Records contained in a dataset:
Segment Open
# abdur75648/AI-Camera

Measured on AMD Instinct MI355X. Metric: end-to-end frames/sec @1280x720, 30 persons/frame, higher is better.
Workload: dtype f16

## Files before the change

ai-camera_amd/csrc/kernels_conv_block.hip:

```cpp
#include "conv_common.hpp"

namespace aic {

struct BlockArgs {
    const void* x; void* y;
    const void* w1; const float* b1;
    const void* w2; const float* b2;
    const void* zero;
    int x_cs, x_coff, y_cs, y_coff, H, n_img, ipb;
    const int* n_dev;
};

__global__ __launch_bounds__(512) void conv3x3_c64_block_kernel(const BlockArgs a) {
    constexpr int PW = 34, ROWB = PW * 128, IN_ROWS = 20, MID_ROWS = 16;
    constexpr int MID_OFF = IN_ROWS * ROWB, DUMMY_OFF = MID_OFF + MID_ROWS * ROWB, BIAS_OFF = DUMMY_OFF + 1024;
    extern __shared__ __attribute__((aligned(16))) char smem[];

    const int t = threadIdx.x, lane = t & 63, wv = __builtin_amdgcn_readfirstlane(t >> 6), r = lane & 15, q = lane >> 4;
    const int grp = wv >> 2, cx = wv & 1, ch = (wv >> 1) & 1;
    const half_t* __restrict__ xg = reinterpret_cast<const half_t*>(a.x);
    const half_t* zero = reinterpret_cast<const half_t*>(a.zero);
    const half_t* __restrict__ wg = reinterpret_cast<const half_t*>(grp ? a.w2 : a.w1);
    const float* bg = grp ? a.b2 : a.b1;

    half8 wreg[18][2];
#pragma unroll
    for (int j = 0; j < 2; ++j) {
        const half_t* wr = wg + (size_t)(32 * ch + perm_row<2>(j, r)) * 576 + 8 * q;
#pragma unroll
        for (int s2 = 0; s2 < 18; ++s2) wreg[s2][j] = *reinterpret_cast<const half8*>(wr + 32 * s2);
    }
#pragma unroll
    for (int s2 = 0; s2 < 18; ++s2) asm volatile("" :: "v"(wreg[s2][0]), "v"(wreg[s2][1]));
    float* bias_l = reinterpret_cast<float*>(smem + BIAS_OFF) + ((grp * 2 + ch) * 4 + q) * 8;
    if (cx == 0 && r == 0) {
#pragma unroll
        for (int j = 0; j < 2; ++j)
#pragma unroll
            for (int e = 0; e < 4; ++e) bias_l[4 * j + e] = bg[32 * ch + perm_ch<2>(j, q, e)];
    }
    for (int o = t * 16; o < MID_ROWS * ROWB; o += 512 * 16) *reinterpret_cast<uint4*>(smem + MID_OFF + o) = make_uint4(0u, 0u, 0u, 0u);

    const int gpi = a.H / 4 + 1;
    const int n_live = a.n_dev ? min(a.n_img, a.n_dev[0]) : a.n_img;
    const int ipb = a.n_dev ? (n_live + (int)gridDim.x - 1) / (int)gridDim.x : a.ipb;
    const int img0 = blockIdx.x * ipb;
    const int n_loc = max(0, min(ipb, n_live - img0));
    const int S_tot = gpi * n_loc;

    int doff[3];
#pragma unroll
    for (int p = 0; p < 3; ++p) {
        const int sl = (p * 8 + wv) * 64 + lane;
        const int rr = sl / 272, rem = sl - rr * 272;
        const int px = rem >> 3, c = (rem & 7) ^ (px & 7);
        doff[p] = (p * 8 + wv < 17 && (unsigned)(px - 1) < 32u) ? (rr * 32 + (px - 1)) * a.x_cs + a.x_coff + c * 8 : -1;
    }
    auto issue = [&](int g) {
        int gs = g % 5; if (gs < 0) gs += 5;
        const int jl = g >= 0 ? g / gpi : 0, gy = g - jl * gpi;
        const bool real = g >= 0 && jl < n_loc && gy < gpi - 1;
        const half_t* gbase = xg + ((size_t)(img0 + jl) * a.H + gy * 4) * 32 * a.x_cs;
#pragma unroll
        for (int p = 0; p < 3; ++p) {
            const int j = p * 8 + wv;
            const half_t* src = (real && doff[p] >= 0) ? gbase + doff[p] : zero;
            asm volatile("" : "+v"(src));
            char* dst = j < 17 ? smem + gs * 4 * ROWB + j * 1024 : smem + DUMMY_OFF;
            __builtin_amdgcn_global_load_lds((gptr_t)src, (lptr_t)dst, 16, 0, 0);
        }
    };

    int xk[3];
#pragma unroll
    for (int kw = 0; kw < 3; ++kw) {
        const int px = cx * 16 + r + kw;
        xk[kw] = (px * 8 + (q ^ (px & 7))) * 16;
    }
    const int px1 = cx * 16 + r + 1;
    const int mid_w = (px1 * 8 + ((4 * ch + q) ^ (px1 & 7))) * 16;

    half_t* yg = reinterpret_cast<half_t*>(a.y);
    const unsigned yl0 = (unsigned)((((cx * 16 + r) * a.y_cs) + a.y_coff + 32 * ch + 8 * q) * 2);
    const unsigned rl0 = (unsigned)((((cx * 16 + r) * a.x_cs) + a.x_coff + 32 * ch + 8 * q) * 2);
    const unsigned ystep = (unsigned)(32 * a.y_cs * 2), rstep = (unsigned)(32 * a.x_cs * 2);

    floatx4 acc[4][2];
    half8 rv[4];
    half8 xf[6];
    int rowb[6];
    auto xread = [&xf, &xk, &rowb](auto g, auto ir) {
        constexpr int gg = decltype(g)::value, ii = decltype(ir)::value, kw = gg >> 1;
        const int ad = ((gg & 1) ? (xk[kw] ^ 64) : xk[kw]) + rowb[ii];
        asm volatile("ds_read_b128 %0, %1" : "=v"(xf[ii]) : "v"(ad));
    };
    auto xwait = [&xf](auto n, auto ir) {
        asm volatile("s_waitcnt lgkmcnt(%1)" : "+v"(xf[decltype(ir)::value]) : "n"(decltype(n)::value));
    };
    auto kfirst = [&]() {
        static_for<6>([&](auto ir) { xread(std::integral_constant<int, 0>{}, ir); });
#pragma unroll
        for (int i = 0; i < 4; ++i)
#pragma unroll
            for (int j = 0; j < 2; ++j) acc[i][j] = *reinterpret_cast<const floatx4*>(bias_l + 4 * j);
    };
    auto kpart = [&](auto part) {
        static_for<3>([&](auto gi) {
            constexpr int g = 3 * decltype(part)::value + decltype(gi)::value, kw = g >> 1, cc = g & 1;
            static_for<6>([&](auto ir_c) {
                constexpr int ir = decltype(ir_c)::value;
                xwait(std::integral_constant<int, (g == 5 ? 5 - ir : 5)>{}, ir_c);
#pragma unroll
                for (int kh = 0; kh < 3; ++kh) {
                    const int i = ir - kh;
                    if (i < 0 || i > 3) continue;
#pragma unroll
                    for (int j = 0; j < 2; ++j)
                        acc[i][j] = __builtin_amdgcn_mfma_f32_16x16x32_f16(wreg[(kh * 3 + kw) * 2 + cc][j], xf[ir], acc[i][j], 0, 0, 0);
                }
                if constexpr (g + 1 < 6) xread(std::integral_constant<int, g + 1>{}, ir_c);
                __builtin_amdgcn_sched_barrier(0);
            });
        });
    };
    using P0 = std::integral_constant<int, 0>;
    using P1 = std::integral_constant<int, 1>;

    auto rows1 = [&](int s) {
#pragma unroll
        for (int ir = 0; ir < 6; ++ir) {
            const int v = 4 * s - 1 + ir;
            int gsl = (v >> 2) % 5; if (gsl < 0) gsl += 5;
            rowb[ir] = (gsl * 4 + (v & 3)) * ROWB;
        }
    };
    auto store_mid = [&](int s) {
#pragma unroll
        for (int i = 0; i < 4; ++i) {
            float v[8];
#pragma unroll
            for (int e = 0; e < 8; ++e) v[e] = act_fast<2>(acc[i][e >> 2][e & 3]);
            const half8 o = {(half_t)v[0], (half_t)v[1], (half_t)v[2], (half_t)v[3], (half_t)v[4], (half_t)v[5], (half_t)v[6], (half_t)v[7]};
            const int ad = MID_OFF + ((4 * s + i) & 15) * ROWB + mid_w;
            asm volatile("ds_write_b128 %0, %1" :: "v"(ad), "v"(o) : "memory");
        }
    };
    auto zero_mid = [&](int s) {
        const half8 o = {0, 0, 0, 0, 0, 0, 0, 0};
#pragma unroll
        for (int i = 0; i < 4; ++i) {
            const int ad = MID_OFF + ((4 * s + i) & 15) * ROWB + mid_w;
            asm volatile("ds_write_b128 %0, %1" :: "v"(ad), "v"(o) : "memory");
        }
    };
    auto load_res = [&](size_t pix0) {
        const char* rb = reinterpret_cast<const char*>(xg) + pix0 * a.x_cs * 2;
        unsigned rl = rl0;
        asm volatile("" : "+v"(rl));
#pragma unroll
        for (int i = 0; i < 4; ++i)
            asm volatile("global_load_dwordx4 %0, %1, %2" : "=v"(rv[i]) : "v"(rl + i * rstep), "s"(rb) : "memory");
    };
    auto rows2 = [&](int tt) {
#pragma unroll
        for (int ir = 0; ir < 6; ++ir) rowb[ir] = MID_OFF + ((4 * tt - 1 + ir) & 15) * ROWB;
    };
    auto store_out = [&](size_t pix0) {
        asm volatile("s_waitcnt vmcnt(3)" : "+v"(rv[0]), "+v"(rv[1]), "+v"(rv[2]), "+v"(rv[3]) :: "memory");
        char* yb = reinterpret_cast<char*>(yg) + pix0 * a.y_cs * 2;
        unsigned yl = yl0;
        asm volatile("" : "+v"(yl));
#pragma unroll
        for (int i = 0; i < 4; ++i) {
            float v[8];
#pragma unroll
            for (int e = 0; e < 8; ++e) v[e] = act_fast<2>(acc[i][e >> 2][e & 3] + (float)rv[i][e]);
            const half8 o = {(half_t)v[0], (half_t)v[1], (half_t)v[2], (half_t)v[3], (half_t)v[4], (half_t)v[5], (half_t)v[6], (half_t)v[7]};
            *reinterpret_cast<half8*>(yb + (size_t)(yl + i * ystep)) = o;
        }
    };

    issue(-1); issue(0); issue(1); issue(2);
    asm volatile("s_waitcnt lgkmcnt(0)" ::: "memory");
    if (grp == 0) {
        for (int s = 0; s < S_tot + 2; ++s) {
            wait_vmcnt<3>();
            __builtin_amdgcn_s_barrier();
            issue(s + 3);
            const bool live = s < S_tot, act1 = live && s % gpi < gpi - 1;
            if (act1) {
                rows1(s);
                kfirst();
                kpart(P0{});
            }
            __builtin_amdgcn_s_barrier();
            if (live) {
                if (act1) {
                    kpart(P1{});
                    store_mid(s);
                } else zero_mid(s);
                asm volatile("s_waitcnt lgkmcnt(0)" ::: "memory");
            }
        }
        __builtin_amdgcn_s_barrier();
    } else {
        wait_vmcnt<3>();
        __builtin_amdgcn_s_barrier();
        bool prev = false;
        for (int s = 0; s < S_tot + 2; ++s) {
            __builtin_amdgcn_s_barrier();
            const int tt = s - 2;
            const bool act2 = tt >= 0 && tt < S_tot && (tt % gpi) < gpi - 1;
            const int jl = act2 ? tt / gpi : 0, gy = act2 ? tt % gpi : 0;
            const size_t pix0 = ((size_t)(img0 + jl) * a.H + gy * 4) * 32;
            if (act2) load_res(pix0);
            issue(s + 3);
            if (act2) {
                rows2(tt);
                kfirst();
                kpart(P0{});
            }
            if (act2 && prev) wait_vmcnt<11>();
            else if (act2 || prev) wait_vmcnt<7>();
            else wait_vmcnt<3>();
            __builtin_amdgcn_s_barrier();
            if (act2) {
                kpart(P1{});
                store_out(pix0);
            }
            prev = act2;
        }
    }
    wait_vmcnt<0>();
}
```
Segment Closed
Segment Open
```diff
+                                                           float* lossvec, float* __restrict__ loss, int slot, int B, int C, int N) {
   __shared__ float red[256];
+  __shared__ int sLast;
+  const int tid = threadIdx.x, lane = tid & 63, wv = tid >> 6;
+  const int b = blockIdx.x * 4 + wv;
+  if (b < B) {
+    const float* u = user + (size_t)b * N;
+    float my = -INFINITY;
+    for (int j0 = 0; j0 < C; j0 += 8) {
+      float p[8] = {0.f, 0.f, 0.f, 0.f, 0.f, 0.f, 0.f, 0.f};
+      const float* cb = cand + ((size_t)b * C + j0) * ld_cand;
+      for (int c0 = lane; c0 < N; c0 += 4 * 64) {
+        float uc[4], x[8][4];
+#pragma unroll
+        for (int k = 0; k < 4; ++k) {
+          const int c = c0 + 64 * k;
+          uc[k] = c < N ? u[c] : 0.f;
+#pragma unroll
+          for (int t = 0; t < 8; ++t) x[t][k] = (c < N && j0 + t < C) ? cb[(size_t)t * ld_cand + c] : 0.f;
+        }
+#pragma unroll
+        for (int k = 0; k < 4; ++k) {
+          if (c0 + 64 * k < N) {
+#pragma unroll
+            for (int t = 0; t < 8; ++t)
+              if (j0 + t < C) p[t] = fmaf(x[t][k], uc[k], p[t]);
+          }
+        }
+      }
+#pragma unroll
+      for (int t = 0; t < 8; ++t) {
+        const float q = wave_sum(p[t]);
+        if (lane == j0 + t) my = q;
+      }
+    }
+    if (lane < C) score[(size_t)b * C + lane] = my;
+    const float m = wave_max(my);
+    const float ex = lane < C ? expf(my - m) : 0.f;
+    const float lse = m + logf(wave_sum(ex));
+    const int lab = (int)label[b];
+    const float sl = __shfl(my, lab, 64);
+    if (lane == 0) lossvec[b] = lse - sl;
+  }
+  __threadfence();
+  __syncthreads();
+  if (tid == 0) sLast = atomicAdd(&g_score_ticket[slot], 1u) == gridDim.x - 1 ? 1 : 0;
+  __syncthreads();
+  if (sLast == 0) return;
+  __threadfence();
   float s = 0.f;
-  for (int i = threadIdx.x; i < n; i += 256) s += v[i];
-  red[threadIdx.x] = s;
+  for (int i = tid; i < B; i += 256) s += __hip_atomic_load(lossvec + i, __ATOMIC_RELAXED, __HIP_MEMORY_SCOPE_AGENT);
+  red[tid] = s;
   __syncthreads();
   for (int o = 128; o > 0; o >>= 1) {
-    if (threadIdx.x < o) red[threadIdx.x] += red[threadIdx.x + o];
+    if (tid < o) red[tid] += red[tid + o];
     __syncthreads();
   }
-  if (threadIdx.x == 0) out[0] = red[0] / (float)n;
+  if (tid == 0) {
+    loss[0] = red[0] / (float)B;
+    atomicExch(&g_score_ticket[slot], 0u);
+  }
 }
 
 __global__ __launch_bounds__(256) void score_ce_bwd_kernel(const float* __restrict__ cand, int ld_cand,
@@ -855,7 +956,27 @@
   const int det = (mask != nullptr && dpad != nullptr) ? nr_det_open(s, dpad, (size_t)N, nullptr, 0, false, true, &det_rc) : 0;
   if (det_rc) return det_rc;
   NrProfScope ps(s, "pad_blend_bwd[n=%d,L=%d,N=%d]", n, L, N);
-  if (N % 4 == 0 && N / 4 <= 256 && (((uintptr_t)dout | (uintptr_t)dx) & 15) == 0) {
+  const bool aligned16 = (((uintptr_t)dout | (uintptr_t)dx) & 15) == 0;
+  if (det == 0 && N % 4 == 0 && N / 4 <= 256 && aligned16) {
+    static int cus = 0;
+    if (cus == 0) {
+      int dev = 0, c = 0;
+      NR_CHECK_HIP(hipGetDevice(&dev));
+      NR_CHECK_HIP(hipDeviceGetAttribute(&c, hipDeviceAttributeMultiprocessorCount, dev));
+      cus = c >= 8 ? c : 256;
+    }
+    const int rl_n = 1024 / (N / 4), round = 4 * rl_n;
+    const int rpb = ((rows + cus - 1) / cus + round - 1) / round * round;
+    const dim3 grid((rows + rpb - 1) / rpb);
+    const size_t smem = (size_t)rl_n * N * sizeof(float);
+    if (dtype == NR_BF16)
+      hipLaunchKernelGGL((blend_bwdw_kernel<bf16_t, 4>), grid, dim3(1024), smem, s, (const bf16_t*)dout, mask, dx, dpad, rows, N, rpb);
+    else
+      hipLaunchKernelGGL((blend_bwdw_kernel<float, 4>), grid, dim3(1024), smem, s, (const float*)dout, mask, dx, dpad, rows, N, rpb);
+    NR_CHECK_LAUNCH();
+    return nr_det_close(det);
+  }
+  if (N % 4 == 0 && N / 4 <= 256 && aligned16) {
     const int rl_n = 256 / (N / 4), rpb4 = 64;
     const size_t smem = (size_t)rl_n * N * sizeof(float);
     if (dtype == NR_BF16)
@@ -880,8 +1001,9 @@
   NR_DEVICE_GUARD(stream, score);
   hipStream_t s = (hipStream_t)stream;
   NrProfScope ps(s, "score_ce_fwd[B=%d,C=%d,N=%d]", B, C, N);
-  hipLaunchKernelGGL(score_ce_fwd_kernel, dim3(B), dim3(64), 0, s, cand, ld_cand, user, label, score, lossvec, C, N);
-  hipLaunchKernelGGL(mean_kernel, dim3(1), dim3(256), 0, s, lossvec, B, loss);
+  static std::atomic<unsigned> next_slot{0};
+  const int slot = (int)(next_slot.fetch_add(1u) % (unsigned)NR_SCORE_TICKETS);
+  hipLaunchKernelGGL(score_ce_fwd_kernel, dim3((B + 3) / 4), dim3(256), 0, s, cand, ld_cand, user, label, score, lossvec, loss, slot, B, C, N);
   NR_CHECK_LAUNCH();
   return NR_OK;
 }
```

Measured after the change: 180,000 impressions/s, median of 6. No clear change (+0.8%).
Segment Closed
__Task__:
Copy out each line of the records where the string "return" appears.

__Response to the exercise__:
+  if (sLast == 0) return;
   if (det_rc) return det_rc;
+    return nr_det_close(det);
   return NR_OK;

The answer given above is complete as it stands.